Uncertainties and Inconsistencies
- Reversibility: Early-stage fibrosis may be partially reversible upon ECM degradation, but advanced fibrosis with cross-linked collagen is difficult to resolve.
Known modulating factors
Quantitative Understanding of the Linkage
- Collagen deposition can vary among patients with the same CLD and between those with different CLDs at comparable stages of LF (PMID: 35022806).
Response-response Relationship
Time-scale
Known Feedforward/Feedback loops influencing this KER
Domain of Applicability
- ECM overproduction is a hallmark of chronic liver diseases’ progression. Even if specific to the liver, this KER could have been highly relevant for fibrosis in other tissues (lungs, kidneys, heart, and skin).
- The relationship has been observed across mammalian species, though the time course of fibrosis development varies.
References
Puche JE, Saiman Y, Friedman SL. Hepatic stellate cells and liver fibrosis. Compr Physiol. 2013 Oct;3(4):1473-92. doi: 10.1002/cphy.c120035. PMID: 24265236.
Parola M, Pinzani M. Liver fibrosis: Pathophysiology, pathogenetic targets and clinical issues. Mol Aspects Med. 2019 Feb;65:37-55. doi: 10.1016/j.mam.2018.09.002. Epub 2018 Sep 13. PMID: 30213667.
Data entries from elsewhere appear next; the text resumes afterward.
int snf_gather_slot_map_f32(const float* x, int64_t n, int d, const int64_t* idx, int k, float* xs, int32_t* map,
                            void* xs_bf16, snf_stream_t stream) {
    SNF_REQUIRE(x && map && (k == 0 || (idx && xs)), "snf_gather_slot_map_f32: null pointer");
    SNF_REQUIRE(n >= 1 && n < 0x7fffffffll && d >= 1 && k >= 0 && k <= 2048,
                "snf_gather_slot_map_f32: bad shape n=%lld d=%d k=%d (k <= 2048)", (long long)n, d, k);
    const int64_t grid = k + (n + WG - 1) / WG;
    hipLaunchKernelGGL(gather_slot_map_kernel, dim3((unsigned)grid), dim3(WG), 0, snf::as_stream(stream), x, n, d, idx, k, xs,
                       map, reinterpret_cast<__bf16*>(xs_bf16));
    return snf::check_launch("gather_slot_map_kernel");
}

int snf_bias_act(void* h, int dtype, int64_t n, int f, const float* bias, int act, snf_stream_t stream) {
    SNF_REQUIRE(h, "snf_bias_act: null h");
    SNF_REQUIRE(n >= 1 && f >= 1, "snf_bias_act: bad shape");
    SNF_REQUIRE(act >= SNF_ACT_RELU && act <= SNF_ACT_NONE, "snf_bias_act: unknown activation %d", act);
    SNF_REQUIRE(dtype == SNF_DT_F32 || dtype == SNF_DT_BF16, "snf_bias_act: unknown dtype %d", dtype);
    SNF_REQUIRE(aligned16(h) && (!bias || aligned16(bias)), "snf_bias_act: buffers must be 16-byte aligned");
    const int64_t total = n * (int64_t)f;
    const int per = dtype == SNF_DT_F32 ? 4 : 8;
    int64_t want = (total / per + WG - 1) / WG;
    int64_t cap = (int64_t)snf::cu_count() * 8;
    int grid = (int)(want < cap ? (want > 0 ? want : 1) : cap);
    hipStream_t s = snf::as_stream(stream);
    if (dtype == SNF_DT_F32)
        hipLaunchKernelGGL(bias_act_f32_kernel, dim3(grid), dim3(WG), 0, s, reinterpret_cast<float*>(h), n, f, bias, act);
    else
        hipLaunchKernelGGL(bias_act_bf16_kernel, dim3(grid), dim3(WG), 0, s, reinterpret_cast<unsigned short*>(h), n, f,
                           bias, act);
    return snf::check_launch("bias_act_kernel");
}

static int ln_head_parts(int64_t n) {
    int64_t want = (n + WAVES - 1) / WAVES;
    int64_t cap = (int64_t)snf::cu_count() * 4;
    return (int)(want < cap ? (want > 0 ? want : 1) : cap);
}

size_t snf_ln_mean_head_workspace_bytes(int d) {
    if (d < 1) return 0;
    return ((size_t)snf::cu_count() * 4 + HEAD_NSLICE) * (size_t)d * sizeof(float);
}

int snf_ln_mean_head_f32(const float* z, int64_t n, int d, const void* add_bf16, const float* add_bias,
                         const int32_t* slot_map, const float* delta_rows, float* z_out, const float* gamma,
                         const float* beta, float eps, const float* w_head, const float* b_head, int c_out, float* logits,
                         float* pooled, void* workspace, size_t workspace_bytes, snf_stream_t stream) {
    SNF_REQUIRE(z && w_head && logits && workspace, "snf_ln_mean_head_f32: null pointer");
    SNF_REQUIRE(!slot_map || delta_rows, "snf_ln_mean_head_f32: slot_map without delta_rows");
    SNF_REQUIRE(n >= 1 && d >= 1 && c_out >= 1, "snf_ln_mean_head_f32: bad shape");
    const int parts = ln_head_parts(n);
    if (workspace_bytes < ((size_t)parts + HEAD_NSLICE) * d * sizeof(float)) {
        snf::set_error("snf_ln_mean_head_f32: workspace %zu < %zu", workspace_bytes,
                       ((size_t)parts + HEAD_NSLICE) * d * sizeof(float));
        return SNF_EWORKSPACE;
    }
    RowCfg cfg;
    const bool al = aligned16(z) && (!add_bf16 || aligned16(add_bf16)) && (!add_bias || aligned16(add_bias)) &&
                    (!delta_rows || aligned16(delta_rows)) && (!z_out || aligned16(z_out));
    SNF_REQUIRE(pick_row_cfg(d, al, &cfg), "snf_ln_mean_head_f32: d=%d too wide (max 2048)", d);
    hipStream_t s = snf::as_stream(stream);
    float* partial = reinterpret_cast<float*>(workspace);
    float* partial2 = partial + (size_t)parts * d;
    SNF_ROW_DISPATCH(cfg, hipLaunchKernelGGL((ln_colsum_kernel<VEC, NV>), dim3(parts), dim3(WG),
                                              WAVES * NV * VEC * 64 * sizeof(float), s, z, n, d, eps,
                                              reinterpret_cast<const unsigned short*>(add_bf16), add_bias, slot_map,
                                              delta_rows, z_out, partial));
    int rc = snf::check_launch("ln_colsum_kernel");
    if (rc) return rc;
    hipLaunchKernelGGL(ln_colreduce_kernel, dim3((d + 63) / 64, HEAD_NSLICE), dim3(256), 0, s, partial, parts, d, partial2);
    rc = snf::check_launch("ln_colreduce_kernel");
    if (rc) return rc;
    hipLaunchKernelGGL(head_gemv_kernel, dim3(c_out), dim3(256), 0, s, partial2, n, d, gamma, beta, w_head, b_head, pooled,
                       logits);
    return snf::check_launch("head_gemv_kernel");
}

int snf_ln_mean_head_varlen_plan(const int64_t* offsets, int bags, int d, int32_t* table, size_t table_ints,
                                 size_t* table_ints_needed, size_t* workspace_bytes) {
    SNF_REQUIRE(offsets && bags >= 1 && d >= 1, "snf_ln_mean_head_varlen_plan: bad arguments");
    int64_t total = 0;
    for (int b = 0; b < bags; ++b) {
        const int64_t n = offsets[b + 1] - offsets[b];
        SNF_REQUIRE(n >= 1 && offsets[b + 1] < 0x7fffffffll, "snf_ln_mean_head_varlen_plan: bag %d has %lld rows", b, (long long)n);
        total += ln_head_parts(n);
    }
    SNF_REQUIRE(total < 0x3fffffff, "snf_ln_mean_head_varlen_plan: too many workgroups");
    const size_t need = (size_t)4 * bags + (size_t)total;
    if (table_ints_needed) *table_ints_needed = need;
    if (workspace_bytes) *workspace_bytes = ((size_t)total + (size_t)bags * HEAD_NSLICE) * d * sizeof(float);
    if (table) {
        SNF_REQUIRE(table_ints >= need, "snf_ln_mean_head_varlen_plan: table %zu < %zu ints", table_ints, need);
        int64_t wg = 0;
        for (int b = 0; b < bags; ++b) {
            const int64_t n = offsets[b + 1] - offsets[b];
            const int parts = ln_head_parts(n);
            table[4 * b + 0] = (int32_t)wg, table[4 * b + 1] = (int32_t)offsets[b], table[4 * b + 2] = (int32_t)n;
            table[4 * b + 3] = parts;
            for (int i = 0; i < parts; ++i) table[(size_t)4 * bags + wg + i] = b;
            wg += parts;
        }
    }
    return SNF_OK;
}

Pei Z, Fan J, Tang M, Li Y. Ferroptosis: A New Strategy for the Treatment of Fibrotic Diseases. Adv Biol (Weinh). 2024 Oct 8:e2400383. doi: 10.1002/adbi.202400383. Epub ahead of print. PMID: 39377183.
Guan Y, Fang Z, Hu A, Roberts S, Wang M, Ren W, Johansson PK, Heilshorn SC, Enejder A, Peltz G. Live-cell imaging of human liver fibrosis using hepatic micro-organoids. JCI Insight. 2024 Dec 10;10(2):e187099. doi: 10.1172/jci.insight.187099. PMID: 39656528.
Xia S, Huang Y, Zhang Y, Zhang M, Zhao K, Han P, Tian D, Liao J, Liu J. Role of macrophage-to-myofibroblast transition in chronic liver injury and liver fibrosis. Eur J Med Res. 2023 Nov 8;28(1):502. doi: 10.1186/s40001-023-01488-7. PMID: 37941043; PMCID: PMC10631085.
Venkatesh SK, Torbenson MS. Liver fibrosis quantification. Abdom Radiol (NY). 2022 Mar;47(3):1032-1052. doi: 10.1007/s00261-021-03396-y. Epub 2022 Jan 12. PMID: 35022806; PMCID: PMC9538706.